Directions for this task: Find every line of the data below that has "lines" in it. Reply with the number only.

(Data Opens)

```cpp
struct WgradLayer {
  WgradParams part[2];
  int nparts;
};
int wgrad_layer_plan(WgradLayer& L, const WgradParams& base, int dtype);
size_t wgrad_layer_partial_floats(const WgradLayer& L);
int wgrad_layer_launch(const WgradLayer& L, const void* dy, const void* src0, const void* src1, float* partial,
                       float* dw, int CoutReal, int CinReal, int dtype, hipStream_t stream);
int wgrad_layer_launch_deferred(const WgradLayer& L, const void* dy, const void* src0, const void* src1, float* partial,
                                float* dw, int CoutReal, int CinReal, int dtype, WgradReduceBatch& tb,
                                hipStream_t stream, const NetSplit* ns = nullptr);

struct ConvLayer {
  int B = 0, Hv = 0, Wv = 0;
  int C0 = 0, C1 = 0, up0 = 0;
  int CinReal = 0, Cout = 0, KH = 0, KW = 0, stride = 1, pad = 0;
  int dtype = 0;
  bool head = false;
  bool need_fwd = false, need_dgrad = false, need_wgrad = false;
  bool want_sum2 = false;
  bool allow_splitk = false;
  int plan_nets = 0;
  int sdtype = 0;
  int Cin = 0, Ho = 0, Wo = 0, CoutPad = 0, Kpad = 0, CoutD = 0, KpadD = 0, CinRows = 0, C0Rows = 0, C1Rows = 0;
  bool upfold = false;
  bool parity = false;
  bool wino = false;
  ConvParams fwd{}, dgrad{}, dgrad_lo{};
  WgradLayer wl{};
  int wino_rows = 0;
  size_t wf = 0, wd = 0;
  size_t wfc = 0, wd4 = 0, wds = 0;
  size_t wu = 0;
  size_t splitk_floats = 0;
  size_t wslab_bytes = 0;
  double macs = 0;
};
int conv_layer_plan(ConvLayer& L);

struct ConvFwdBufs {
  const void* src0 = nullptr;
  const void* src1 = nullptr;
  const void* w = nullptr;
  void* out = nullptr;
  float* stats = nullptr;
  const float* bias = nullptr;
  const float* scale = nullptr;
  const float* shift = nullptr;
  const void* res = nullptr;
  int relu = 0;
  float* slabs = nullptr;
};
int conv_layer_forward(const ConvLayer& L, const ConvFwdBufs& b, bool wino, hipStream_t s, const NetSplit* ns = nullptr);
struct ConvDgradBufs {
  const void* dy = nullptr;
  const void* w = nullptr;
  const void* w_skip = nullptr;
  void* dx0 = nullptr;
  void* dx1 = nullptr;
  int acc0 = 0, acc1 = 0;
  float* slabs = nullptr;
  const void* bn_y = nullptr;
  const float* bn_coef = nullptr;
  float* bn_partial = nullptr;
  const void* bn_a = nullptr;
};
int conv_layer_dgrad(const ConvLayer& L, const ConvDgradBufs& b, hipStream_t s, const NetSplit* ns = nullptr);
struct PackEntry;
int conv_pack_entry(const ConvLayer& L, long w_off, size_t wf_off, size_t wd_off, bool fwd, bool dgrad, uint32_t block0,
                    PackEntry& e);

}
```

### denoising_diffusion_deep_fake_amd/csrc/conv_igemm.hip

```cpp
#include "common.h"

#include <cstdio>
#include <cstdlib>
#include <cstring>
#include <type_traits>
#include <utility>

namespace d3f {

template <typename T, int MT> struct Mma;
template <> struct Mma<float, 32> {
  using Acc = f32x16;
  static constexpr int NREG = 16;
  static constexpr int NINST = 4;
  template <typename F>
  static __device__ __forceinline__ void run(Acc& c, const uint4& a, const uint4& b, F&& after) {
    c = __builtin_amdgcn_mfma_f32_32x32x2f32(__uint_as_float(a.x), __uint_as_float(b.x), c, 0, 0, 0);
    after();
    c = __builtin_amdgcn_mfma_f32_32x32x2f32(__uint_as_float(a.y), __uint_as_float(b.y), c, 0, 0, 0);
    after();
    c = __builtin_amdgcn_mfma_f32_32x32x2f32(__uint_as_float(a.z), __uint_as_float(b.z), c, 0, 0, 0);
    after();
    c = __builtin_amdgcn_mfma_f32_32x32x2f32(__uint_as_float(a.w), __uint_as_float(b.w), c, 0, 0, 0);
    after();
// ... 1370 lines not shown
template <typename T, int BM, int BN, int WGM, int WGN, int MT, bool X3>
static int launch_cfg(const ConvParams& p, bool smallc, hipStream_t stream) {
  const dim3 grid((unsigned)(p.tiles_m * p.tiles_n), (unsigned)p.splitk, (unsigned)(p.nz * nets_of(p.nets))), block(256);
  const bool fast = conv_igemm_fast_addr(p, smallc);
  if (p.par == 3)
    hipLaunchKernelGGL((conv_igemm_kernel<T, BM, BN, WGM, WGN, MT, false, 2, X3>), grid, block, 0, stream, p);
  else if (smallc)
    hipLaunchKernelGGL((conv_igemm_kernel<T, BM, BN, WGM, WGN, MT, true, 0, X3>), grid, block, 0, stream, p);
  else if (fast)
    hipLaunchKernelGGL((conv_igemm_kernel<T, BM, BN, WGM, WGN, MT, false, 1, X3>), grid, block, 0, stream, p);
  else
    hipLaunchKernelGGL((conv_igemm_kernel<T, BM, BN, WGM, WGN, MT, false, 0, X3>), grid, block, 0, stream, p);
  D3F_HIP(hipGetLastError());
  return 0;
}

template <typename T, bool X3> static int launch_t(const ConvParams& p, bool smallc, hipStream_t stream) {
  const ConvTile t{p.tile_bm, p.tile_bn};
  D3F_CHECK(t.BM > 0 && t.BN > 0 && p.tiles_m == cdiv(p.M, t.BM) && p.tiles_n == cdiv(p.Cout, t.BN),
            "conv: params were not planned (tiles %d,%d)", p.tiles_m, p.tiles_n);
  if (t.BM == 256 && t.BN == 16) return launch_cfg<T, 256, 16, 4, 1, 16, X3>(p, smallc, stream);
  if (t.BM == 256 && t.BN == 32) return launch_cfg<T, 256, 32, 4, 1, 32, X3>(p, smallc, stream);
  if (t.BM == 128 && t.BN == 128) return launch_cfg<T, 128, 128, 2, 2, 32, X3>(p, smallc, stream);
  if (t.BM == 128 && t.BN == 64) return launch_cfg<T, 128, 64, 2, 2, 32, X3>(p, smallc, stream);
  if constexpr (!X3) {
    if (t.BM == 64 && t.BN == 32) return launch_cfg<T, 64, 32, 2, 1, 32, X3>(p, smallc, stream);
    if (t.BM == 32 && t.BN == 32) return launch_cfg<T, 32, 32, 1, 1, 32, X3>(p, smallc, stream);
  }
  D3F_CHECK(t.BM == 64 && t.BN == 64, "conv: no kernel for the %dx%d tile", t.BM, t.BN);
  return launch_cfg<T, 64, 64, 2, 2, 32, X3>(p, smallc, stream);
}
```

(Data Closes)
(Data Opens)

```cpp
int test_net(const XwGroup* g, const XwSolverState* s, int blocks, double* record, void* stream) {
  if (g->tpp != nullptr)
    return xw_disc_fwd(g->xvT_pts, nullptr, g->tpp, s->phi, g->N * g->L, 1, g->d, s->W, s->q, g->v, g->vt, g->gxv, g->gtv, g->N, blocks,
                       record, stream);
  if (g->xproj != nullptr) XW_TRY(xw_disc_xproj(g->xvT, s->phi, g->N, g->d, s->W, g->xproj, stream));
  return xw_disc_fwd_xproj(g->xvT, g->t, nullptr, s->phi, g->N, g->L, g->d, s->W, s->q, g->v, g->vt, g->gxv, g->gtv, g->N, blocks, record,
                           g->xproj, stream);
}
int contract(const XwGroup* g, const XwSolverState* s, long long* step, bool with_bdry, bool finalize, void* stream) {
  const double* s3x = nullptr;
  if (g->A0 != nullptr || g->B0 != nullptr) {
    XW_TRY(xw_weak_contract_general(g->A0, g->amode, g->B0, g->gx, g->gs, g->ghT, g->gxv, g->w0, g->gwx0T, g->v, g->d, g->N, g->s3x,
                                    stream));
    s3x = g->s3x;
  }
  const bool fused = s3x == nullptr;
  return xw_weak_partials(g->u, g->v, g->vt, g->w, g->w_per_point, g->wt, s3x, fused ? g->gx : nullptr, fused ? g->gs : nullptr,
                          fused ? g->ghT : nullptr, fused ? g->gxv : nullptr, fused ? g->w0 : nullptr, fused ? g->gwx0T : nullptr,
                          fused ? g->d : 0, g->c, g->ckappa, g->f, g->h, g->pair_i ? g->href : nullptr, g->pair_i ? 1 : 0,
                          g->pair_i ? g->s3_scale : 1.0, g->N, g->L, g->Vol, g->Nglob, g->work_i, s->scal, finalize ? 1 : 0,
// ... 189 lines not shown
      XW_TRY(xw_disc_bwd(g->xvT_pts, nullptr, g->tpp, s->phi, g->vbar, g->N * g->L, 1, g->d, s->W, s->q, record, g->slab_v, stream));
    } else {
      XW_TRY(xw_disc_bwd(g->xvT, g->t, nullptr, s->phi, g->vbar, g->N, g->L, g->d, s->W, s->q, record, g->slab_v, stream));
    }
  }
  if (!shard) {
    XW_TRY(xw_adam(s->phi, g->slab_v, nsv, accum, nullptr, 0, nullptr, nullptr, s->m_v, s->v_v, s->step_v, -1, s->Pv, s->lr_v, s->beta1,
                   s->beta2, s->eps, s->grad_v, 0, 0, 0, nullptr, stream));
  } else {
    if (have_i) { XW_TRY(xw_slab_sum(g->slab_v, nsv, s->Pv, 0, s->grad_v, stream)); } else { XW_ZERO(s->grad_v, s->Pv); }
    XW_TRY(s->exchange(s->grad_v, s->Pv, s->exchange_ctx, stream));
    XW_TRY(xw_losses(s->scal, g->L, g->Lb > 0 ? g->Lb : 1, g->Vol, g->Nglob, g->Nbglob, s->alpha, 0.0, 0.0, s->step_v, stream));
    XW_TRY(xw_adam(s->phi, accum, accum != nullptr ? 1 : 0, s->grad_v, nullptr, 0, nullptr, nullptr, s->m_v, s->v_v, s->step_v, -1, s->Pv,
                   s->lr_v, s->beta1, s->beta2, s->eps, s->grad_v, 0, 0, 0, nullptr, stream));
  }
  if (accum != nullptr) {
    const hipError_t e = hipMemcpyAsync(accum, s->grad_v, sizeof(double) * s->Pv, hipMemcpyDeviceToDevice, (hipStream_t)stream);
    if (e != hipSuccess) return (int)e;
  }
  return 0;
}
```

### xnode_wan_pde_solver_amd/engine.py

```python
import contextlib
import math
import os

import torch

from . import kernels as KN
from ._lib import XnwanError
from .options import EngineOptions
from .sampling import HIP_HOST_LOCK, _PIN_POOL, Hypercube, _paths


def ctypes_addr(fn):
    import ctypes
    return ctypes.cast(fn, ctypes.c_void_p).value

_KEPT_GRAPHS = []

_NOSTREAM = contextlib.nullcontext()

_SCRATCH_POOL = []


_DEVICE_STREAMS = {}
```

(Data Closes)
(Data Opens)

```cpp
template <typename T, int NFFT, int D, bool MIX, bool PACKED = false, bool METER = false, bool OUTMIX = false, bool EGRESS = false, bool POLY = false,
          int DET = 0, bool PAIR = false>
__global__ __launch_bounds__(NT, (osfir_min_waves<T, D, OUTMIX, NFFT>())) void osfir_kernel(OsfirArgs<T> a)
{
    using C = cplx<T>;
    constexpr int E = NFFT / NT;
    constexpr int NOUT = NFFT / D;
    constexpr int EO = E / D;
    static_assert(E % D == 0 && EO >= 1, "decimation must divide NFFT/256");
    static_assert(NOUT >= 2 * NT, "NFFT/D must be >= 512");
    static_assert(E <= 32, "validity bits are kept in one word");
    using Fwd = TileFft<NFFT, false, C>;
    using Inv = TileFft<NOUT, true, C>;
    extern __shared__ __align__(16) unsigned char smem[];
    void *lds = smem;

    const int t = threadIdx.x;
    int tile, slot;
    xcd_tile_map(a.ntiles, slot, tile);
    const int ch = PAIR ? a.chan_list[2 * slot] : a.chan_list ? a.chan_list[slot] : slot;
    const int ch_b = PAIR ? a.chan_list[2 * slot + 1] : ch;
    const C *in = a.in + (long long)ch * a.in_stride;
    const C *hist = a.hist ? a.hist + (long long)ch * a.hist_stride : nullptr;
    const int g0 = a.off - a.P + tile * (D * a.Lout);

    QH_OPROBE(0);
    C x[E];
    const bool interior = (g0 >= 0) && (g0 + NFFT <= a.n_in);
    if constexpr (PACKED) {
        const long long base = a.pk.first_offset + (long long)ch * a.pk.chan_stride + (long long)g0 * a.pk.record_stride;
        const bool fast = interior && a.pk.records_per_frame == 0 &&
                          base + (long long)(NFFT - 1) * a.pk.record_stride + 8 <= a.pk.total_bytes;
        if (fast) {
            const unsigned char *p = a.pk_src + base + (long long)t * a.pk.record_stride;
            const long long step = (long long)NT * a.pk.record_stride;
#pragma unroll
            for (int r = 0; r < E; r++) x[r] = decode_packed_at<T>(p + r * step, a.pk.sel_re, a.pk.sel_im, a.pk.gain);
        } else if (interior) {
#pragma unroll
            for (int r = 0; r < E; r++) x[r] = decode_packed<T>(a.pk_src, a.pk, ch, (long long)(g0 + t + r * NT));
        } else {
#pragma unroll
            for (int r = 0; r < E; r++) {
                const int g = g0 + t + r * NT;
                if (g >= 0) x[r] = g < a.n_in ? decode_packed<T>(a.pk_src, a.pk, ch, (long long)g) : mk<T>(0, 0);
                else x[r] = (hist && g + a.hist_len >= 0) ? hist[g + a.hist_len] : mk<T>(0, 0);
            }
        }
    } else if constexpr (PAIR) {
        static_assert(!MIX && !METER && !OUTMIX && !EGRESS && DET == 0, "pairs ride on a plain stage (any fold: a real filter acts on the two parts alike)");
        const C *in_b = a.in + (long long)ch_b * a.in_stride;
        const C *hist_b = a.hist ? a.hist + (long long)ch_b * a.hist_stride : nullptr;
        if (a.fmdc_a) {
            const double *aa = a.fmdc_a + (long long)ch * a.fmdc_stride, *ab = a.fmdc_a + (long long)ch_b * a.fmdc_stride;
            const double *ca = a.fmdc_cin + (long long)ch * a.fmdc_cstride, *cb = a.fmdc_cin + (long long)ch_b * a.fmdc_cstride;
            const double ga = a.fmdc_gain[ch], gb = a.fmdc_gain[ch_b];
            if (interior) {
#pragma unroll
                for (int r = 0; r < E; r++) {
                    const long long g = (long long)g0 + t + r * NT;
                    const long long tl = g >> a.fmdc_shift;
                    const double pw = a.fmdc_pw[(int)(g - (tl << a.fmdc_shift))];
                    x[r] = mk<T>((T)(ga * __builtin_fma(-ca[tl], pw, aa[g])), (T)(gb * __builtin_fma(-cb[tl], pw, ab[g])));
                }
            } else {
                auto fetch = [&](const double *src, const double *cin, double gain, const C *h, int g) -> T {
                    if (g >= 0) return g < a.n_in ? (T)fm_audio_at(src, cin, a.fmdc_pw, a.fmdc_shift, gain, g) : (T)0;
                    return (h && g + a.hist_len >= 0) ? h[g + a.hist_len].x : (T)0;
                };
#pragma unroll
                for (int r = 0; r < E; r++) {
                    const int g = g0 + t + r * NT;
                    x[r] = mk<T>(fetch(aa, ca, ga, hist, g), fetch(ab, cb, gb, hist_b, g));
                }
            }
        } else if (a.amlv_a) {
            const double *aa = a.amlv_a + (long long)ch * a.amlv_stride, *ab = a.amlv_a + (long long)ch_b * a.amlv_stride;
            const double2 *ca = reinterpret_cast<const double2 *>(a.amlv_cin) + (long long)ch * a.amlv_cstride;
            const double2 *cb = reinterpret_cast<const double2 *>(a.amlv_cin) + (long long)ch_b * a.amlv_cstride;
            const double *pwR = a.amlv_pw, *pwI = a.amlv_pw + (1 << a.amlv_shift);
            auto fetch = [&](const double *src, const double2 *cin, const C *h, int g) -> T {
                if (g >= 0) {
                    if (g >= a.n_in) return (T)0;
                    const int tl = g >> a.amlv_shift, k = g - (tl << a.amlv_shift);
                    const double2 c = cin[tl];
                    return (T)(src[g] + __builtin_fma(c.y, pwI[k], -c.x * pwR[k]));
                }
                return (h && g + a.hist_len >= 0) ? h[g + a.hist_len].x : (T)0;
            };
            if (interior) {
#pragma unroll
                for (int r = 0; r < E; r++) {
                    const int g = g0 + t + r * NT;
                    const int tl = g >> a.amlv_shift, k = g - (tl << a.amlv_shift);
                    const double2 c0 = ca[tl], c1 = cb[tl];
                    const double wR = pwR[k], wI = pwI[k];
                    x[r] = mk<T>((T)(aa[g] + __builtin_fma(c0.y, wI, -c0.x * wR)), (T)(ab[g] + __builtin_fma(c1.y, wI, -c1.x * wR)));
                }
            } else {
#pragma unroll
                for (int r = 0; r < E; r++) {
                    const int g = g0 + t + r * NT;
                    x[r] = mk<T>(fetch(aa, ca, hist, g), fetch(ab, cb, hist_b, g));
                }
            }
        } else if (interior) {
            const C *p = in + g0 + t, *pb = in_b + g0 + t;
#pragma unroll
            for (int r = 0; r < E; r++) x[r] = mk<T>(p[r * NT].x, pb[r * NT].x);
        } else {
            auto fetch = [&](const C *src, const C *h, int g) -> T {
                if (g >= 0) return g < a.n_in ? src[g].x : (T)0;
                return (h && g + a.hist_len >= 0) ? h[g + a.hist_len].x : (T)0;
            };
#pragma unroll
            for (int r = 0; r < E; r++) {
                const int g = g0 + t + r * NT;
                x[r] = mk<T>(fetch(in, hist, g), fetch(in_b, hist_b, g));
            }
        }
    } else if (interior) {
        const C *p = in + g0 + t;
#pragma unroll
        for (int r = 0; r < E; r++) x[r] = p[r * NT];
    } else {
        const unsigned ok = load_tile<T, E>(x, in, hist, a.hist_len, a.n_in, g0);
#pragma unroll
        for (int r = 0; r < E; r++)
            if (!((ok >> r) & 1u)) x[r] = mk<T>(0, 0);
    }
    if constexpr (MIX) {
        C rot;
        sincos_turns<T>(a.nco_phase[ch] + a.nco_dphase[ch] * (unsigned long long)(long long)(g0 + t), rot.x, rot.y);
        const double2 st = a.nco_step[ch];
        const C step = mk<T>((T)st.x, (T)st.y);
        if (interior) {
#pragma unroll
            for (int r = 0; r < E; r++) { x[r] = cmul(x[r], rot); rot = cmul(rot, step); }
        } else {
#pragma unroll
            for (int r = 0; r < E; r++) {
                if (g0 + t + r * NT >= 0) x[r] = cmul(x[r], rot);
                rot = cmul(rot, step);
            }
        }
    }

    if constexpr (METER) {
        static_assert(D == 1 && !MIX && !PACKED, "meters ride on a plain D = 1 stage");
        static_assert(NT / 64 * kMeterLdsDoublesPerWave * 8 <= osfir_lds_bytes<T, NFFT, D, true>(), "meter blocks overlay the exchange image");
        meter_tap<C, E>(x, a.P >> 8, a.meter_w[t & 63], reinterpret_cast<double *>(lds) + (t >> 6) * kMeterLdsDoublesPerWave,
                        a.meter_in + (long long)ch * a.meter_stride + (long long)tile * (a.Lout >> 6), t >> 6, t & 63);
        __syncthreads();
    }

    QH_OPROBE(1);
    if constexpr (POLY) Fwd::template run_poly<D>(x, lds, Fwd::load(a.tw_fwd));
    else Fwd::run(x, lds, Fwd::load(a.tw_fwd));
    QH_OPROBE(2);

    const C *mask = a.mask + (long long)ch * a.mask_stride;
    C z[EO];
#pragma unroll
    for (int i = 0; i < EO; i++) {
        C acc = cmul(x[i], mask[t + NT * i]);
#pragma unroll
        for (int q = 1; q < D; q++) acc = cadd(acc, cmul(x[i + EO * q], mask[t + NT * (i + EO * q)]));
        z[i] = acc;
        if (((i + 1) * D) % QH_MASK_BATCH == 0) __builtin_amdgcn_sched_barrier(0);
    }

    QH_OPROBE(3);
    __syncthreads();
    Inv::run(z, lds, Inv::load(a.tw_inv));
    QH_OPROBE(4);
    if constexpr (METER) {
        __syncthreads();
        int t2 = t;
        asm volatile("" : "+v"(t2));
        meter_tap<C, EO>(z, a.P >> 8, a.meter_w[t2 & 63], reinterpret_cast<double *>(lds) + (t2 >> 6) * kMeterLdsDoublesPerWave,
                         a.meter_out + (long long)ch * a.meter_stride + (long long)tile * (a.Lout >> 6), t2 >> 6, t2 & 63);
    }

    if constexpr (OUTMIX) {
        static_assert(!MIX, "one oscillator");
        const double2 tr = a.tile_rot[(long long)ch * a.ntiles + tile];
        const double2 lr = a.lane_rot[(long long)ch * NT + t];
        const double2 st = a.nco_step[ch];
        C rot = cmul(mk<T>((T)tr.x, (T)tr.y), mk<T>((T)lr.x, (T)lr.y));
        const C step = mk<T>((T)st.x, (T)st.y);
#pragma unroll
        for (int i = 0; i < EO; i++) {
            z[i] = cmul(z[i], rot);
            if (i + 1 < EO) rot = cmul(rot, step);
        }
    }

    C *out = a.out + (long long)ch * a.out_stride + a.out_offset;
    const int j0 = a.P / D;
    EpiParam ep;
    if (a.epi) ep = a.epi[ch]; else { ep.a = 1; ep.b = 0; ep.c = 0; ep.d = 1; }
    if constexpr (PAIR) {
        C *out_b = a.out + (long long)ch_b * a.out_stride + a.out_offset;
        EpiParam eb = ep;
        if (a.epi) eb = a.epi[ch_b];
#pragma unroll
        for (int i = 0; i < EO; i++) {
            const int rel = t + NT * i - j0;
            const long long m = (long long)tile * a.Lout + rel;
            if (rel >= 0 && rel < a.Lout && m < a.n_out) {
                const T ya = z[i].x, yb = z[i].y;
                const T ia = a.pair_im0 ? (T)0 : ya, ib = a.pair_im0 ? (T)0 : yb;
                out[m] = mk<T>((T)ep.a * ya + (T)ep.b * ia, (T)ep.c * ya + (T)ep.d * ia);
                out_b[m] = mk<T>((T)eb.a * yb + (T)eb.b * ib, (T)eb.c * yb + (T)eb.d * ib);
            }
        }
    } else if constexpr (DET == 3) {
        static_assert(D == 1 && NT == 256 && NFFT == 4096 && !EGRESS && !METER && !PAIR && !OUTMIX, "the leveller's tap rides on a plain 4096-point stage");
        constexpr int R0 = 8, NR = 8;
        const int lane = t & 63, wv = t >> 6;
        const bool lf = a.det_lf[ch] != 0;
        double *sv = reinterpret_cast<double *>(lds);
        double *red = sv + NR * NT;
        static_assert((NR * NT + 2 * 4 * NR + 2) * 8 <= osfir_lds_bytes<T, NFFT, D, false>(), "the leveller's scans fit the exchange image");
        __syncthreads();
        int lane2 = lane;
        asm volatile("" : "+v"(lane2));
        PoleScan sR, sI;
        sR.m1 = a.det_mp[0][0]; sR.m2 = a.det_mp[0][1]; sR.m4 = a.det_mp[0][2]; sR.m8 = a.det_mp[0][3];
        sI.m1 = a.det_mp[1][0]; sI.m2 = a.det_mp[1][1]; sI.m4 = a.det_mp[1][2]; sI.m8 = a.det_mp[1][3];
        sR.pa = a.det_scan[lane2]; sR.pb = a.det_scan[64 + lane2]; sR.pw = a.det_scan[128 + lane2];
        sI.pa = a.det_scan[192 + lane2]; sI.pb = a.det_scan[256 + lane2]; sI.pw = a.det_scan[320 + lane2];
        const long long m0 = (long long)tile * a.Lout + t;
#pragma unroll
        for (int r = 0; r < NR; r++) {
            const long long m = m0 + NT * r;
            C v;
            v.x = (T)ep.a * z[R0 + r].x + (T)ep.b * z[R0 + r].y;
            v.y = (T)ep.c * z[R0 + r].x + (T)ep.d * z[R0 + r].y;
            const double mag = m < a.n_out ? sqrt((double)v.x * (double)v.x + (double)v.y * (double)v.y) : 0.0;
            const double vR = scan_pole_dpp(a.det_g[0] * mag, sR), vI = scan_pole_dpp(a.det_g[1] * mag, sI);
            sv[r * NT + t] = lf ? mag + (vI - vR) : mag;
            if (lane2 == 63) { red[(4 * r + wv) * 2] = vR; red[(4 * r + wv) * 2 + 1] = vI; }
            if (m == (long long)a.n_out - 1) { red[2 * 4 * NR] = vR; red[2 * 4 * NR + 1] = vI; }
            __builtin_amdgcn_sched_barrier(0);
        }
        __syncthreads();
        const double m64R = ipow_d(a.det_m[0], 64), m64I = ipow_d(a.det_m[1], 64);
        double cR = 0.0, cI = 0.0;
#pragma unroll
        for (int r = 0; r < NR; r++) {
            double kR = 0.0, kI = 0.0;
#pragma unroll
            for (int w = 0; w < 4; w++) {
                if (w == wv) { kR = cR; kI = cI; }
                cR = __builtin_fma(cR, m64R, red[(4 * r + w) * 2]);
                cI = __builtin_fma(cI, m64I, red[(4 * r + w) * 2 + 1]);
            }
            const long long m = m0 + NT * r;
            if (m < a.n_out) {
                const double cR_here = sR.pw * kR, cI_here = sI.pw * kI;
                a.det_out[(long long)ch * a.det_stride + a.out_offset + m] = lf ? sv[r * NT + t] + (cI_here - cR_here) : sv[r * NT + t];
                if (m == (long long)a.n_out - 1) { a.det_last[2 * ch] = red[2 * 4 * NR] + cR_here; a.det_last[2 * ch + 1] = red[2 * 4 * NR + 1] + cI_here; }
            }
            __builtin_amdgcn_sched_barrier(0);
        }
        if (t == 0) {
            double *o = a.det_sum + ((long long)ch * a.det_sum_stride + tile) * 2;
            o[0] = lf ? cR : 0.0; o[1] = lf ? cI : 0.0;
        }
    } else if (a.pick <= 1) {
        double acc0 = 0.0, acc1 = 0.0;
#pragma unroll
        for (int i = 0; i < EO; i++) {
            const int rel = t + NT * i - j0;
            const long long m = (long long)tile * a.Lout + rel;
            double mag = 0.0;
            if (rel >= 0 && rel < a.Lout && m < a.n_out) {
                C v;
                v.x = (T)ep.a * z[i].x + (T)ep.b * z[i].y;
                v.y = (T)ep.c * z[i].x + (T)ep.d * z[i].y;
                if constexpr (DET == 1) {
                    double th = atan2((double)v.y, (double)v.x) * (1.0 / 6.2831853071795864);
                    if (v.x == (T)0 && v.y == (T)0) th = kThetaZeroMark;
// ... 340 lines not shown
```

(Data Closes)

Response to this exercise: 3